Input data:
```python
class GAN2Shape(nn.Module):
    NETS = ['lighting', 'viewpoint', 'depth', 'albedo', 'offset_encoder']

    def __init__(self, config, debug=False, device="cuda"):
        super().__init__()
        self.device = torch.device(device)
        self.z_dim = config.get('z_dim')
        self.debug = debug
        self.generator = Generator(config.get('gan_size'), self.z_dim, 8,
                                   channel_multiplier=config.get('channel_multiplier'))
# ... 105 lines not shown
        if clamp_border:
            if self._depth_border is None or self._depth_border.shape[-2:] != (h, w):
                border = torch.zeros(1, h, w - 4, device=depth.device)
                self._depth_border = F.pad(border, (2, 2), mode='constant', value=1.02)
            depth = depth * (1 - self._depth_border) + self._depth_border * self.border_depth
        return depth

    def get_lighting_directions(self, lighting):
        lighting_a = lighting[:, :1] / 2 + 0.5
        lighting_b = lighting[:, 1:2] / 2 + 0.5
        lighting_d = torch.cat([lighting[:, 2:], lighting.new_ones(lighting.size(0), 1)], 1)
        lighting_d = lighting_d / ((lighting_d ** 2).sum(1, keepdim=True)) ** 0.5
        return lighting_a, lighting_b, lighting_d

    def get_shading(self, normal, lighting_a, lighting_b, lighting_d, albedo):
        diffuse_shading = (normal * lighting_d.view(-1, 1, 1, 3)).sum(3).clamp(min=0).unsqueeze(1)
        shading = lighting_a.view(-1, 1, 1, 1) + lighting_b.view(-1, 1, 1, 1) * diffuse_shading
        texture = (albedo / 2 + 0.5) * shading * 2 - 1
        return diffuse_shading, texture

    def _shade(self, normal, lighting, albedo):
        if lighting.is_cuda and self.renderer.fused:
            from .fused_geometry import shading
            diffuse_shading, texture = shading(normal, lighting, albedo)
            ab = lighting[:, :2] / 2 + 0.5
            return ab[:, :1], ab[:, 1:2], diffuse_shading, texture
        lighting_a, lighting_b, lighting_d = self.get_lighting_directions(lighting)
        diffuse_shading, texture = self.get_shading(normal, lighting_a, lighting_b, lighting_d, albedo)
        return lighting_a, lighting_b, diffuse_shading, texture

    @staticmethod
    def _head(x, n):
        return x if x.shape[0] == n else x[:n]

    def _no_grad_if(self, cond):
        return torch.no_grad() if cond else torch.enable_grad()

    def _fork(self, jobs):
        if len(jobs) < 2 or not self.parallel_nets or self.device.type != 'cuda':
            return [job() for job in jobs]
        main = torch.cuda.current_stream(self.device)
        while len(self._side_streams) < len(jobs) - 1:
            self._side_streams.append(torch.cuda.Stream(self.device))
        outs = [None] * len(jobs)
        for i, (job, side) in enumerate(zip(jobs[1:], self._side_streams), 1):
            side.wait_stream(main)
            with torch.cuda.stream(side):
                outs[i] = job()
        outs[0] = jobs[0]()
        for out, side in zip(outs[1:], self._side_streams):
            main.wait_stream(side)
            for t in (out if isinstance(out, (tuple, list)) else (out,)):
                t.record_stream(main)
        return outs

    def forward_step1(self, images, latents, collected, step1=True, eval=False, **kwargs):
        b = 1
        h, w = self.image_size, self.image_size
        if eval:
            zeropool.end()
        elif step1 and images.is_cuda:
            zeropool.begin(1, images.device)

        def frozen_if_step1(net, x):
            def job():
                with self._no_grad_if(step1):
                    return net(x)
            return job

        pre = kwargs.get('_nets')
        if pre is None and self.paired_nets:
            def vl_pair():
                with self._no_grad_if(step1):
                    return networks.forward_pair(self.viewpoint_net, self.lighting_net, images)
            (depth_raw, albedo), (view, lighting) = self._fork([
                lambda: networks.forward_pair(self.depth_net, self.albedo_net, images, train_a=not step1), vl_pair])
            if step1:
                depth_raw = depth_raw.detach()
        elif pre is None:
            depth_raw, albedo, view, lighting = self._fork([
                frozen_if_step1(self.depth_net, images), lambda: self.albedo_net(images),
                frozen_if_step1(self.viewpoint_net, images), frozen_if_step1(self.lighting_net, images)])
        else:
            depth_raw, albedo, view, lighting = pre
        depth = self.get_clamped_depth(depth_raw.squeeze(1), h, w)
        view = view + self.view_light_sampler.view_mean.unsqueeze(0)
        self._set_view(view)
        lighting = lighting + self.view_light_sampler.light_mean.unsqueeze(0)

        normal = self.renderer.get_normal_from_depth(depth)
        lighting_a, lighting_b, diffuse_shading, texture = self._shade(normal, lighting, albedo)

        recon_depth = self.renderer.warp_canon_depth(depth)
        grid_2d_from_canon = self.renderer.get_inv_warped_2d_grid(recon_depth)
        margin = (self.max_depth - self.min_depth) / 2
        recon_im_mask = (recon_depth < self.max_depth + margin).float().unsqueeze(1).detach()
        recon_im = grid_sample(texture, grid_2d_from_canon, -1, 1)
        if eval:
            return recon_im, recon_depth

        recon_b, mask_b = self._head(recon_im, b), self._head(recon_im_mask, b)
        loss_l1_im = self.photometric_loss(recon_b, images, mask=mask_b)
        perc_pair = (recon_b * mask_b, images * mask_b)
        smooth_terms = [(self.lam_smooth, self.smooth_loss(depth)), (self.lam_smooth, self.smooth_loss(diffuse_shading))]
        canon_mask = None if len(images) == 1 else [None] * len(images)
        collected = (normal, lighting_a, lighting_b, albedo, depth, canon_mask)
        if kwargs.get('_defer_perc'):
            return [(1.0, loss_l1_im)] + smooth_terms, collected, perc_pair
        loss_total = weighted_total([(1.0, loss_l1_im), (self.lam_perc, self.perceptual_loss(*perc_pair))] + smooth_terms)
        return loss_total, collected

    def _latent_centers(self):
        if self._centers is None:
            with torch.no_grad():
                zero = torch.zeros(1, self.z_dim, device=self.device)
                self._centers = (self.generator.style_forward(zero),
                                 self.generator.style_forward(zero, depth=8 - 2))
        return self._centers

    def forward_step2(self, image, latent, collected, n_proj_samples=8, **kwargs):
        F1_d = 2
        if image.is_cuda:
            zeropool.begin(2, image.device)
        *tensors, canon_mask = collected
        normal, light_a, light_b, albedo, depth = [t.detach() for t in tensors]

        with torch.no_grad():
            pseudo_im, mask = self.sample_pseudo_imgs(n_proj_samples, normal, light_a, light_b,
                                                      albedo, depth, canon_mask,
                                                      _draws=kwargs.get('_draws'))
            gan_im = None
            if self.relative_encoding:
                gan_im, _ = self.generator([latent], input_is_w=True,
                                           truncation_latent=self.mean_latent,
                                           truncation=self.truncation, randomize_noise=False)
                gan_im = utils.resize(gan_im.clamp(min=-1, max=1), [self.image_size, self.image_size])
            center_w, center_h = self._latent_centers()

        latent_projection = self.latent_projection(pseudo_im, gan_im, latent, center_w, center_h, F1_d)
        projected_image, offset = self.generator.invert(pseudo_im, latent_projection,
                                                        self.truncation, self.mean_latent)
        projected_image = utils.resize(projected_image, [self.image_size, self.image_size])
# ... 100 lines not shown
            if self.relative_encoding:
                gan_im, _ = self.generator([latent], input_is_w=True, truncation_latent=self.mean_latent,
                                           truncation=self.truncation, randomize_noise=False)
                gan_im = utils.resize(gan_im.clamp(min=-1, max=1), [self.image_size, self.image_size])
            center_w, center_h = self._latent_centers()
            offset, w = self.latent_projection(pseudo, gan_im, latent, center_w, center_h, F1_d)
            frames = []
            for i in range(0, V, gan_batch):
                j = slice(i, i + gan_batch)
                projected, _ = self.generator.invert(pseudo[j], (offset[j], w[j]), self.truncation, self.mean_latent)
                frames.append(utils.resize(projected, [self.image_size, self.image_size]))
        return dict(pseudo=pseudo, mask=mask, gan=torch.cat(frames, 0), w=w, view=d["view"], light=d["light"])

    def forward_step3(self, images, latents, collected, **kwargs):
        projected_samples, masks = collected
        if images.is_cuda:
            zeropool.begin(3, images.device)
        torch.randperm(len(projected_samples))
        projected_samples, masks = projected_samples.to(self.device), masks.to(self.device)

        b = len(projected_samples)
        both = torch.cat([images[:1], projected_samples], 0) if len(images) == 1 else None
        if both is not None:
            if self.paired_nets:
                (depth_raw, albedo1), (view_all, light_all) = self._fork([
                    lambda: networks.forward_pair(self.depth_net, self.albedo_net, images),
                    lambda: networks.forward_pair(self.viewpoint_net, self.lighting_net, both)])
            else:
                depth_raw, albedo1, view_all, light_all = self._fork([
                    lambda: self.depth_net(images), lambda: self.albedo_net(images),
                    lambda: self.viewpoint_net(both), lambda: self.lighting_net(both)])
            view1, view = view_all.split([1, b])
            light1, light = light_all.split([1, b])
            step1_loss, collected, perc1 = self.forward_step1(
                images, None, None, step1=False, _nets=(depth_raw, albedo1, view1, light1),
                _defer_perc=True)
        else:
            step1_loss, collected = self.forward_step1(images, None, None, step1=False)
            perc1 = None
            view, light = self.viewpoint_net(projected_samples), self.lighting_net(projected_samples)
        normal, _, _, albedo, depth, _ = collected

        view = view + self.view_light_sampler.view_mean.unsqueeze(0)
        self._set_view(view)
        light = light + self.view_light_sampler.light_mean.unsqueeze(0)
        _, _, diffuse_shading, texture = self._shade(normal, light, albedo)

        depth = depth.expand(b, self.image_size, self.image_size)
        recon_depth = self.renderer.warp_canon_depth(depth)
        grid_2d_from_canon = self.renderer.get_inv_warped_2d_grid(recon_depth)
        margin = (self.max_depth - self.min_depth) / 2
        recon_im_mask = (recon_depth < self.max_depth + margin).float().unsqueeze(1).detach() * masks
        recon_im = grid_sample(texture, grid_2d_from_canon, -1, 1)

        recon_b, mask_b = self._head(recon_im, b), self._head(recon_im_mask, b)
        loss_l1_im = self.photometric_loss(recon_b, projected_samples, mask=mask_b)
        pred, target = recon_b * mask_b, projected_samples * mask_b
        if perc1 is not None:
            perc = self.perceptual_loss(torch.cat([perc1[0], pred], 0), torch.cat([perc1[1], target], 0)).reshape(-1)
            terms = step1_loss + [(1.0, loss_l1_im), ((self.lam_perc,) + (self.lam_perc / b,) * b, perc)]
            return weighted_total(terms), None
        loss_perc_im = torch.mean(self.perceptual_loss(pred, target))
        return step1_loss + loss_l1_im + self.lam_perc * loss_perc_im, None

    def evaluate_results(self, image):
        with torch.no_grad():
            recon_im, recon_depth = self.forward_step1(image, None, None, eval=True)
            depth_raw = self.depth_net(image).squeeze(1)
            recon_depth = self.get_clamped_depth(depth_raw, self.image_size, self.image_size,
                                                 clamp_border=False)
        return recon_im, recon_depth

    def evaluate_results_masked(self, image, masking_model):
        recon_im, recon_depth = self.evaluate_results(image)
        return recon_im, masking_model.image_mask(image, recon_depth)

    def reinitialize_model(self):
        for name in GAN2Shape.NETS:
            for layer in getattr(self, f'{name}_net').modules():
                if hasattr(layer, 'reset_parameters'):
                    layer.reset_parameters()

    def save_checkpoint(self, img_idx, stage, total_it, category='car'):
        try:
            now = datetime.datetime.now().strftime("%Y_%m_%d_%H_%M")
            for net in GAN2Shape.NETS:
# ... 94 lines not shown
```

Work order:
Go through the data, and copy each line in which the word "collected" appears.

Solution for this problem:
    def forward_step1(self, images, latents, collected, step1=True, eval=False, **kwargs):
        collected = (normal, lighting_a, lighting_b, albedo, depth, canon_mask)
            return [(1.0, loss_l1_im)] + smooth_terms, collected, perc_pair
        return loss_total, collected
    def forward_step2(self, image, latent, collected, n_proj_samples=8, **kwargs):
        *tensors, canon_mask = collected
    def forward_step3(self, images, latents, collected, **kwargs):
        projected_samples, masks = collected
            step1_loss, collected, perc1 = self.forward_step1(
            step1_loss, collected = self.forward_step1(images, None, None, step1=False)
        normal, _, _, albedo, depth, _ = collected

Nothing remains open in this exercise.